Eighteen and Abandoned - footpath
http://www.newyorker.com/online/blogs/elements/2013/04/eighteen-and-abandoned.html
======
lysol
When GMail came out, it was 2004 and the Iraq war was in full swing. I watched
the service launch into beta and then resigned myself to not receiving an
invite, until I received an invite at wil@wilwheaton.net, a domain I had been
squatting at the time, because it was hilarious. Hilarious, but that's another
story.

Anyway, I was an everyday, average idiot, receiving an exclusive invite to
what was sure the be the premier email service of all time. A gigabyte. Holy
fuck. That is such an inconceivable amount of storage, etc. It really is,
still. I've never come close to using even a measurable amount of it.

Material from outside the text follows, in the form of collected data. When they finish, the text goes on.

@@ -682,22 +680,21 @@
         }
         n_cu = cu_of_device[dev];
     }
-    int best = 1;
-    double best_cost = 1e30;
-    for (int S = 1; S <= 24; ++S) {
-        if (S > 1 && nc / S < 16) break;
-        const double rounds = (double)(((int64_t)n_bins * S + n_cu - 1) / n_cu);
-        const double cost = rounds * ((double)nc / S + 3.0) * (1.0 + 0.02 * (S - 1));
-        if (cost < best_cost - 1e-9) { best_cost = cost; best = S; }
-    }
-    if (e && atoi(e) >= 1 && atoi(e) <= 24 && (atoi(e) == 1 || nc / atoi(e) >= 1)) best = atoi(e);
-    return best;
+    static thread_local struct { int n_bins, nc, n_cu; FuSplitPlan plan; } last = {0, 0, 0, {}};
+    if (last.n_bins != n_bins || last.nc != nc || last.n_cu != n_cu) {
+        fu_split_plan(n_bins, nc, n_cu, &last.plan);
+        last.n_bins = n_bins; last.nc = nc; last.n_cu = n_cu;
+    }
+    *plan = last.plan;
 }
 int sc_internal_fused_set_parts(FusedArgs* a, int n_obs, void* d_workspace, int64_t workspace_bytes) {
-    int S = d_workspace ? sc_internal_fused_pick_split(a->n_bins, n_obs) : 1;
+    FuSplitPlan plan = fu_one_part(n_obs);
+    if (d_workspace) sc_internal_fused_pick_split(a->n_bins, n_obs, &plan);
+    int S = plan.n_parts;
     while (S > 1 && (int64_t)(S - 1) * fu_part_bytes(*a) > workspace_bytes) --S;
+    if (S != plan.n_parts) fu_split_fill(&plan, (n_obs + FU_OC - 1) / FU_OC, S, 0);
     SC_REQUIRE(S == 1 || ((uintptr_t)d_workspace % 16) == 0, "workspace must be 16-byte aligned");
-    a->n_split = S;
+    fu_set_plan(a, plan);
     a->ws = (float*)d_workspace;
     return SC_OK;
 }
@@ -780,7 +777,9 @@
     ScAxes ax;
     const int mode = (planes & SC_PLANE_CSM) ? FU_MODE_CSM : (planes & SC_PLANE_UNIT) ? FU_MODE_UNIT : FU_MODE_SIGN;
     if (fused_setup(nullptr, desc, planes, mode, &a, &ax) != SC_OK) return 0;
-    return (int64_t)(sc_internal_fused_pick_split(a.n_bins, ax.n_obs) - 1) * fu_part_bytes(a);
+    FuSplitPlan plan;
+    sc_internal_fused_pick_split(a.n_bins, ax.n_obs, &plan);
+    return (int64_t)(plan.n_parts - 1) * fu_part_bytes(a);
 }
 
 static int fused_run(const void* d_X, const sc_spectra_desc* desc, uint32_t planes, int mode, float* d_accum,
diff --git a/spectral_connectivity_amd/csrc/sc_fused2.hip b/spectral_connectivity_amd/csrc/sc_fused2.hip
--- a/spectral_connectivity_amd/csrc/sc_fused2.hip
+++ b/spectral_connectivity_amd/csrc/sc_fused2.hip
@@ -655,14 +655,11 @@
     const int wave = __builtin_amdgcn_readfirstlane(tid >> 6);
     const int clock_slot = blockIdx.x == 0 ? 0 : (blockIdx.x == gridDim.x / 2 ? 1 : (blockIdx.x == gridDim.x - 1 ? 2 : -1));
     if (clock_slot >= 0 && tid == 0) f2_clock_stamp(clock_slot, 0);
-    const int bin = blockIdx.x / p.n_split, part = blockIdx.x - bin * p.n_split;
+    const FuPart pr = fu_part_range(p, blockIdx.x);
+    const int bin = pr.bin, o_lo = pr.o_lo;
     const int g = bin / p.F, f = bin - g * p.F;
-    const int nc = (p.st.n_obs + FU_OC - 1) / FU_OC;
-    const int o_lo = (int)((int64_t)part * nc / p.n_split) * FU_OC;
-    int o_hi = (int)((int64_t)(part + 1) * nc / p.n_split) * FU_OC;
-    if (o_hi > p.st.n_obs) o_hi = p.st.n_obs;
-    const int n_part = o_hi - o_lo;
-    float* rec = (part == 0 ? p.accum : p.ws + (int64_t)(part - 1) * p.n_bins * p.floats_per_bin) + (int64_t)bin * p.floats_per_bin;
+    const int n_part = pr.o_hi - o_lo;
+    float* rec = fu_part_record(p, pr);
     const unsigned char* part_base = a.P + ((int64_t)f * p.st.ax.sF + sc_group_offset(p.st.ax, g) + (int64_t)o_lo * a.obs_rows) * a.row_bytes;
     lds_u8* lds = (lds_u8*)smem;
     constexpr int NHALF = NB32 <= 2 ? 2 : 1, CH = FU_OC * NHALF;
diff --git a/spectral_connectivity_amd/csrc/sc_fused_common.h b/spectral_connectivity_amd/csrc/sc_fused_common.h
--- a/spectral_connectivity_amd/csrc/sc_fused_common.h
+++ b/spectral_connectivity_amd/csrc/sc_fused_common.h
@@ -1,6 +1,7 @@
 #pragma once
 #include "sc_stage.h"
 #include "sc_fused_plan.h"
+#include "sc_fused_split.h"
 
 typedef float f32x4 __attribute__((ext_vector_type(4)));
 typedef short bf16x8 __attribute__((ext_vector_type(8)));
@@ -35,6 +36,8 @@
     int nl_op;
     unsigned seg0, seg1, seg2, seg3, seg_n;
     int n_split;
+    int n_big;
+    int n_chunks, tail;
     float* ws;
     int debug_skip;
 };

Why even
have a limit? I'm digressing here. What a cool story.

Anyway, instead of registering my own name, which I did, I registered
hitler@gmail.com. To this day, it's basically radioactive. It receives an
absurd amount of spam, even withe GMail's fantastic filtering, and why would I
want to receive mail at hitler@gmail.com? If only I could ask my 22 year old
self, because I sure as hell don't remember why that was so hilarious. Kid
stuff. My very liberal girlfriend at the time didn't think it was very funny.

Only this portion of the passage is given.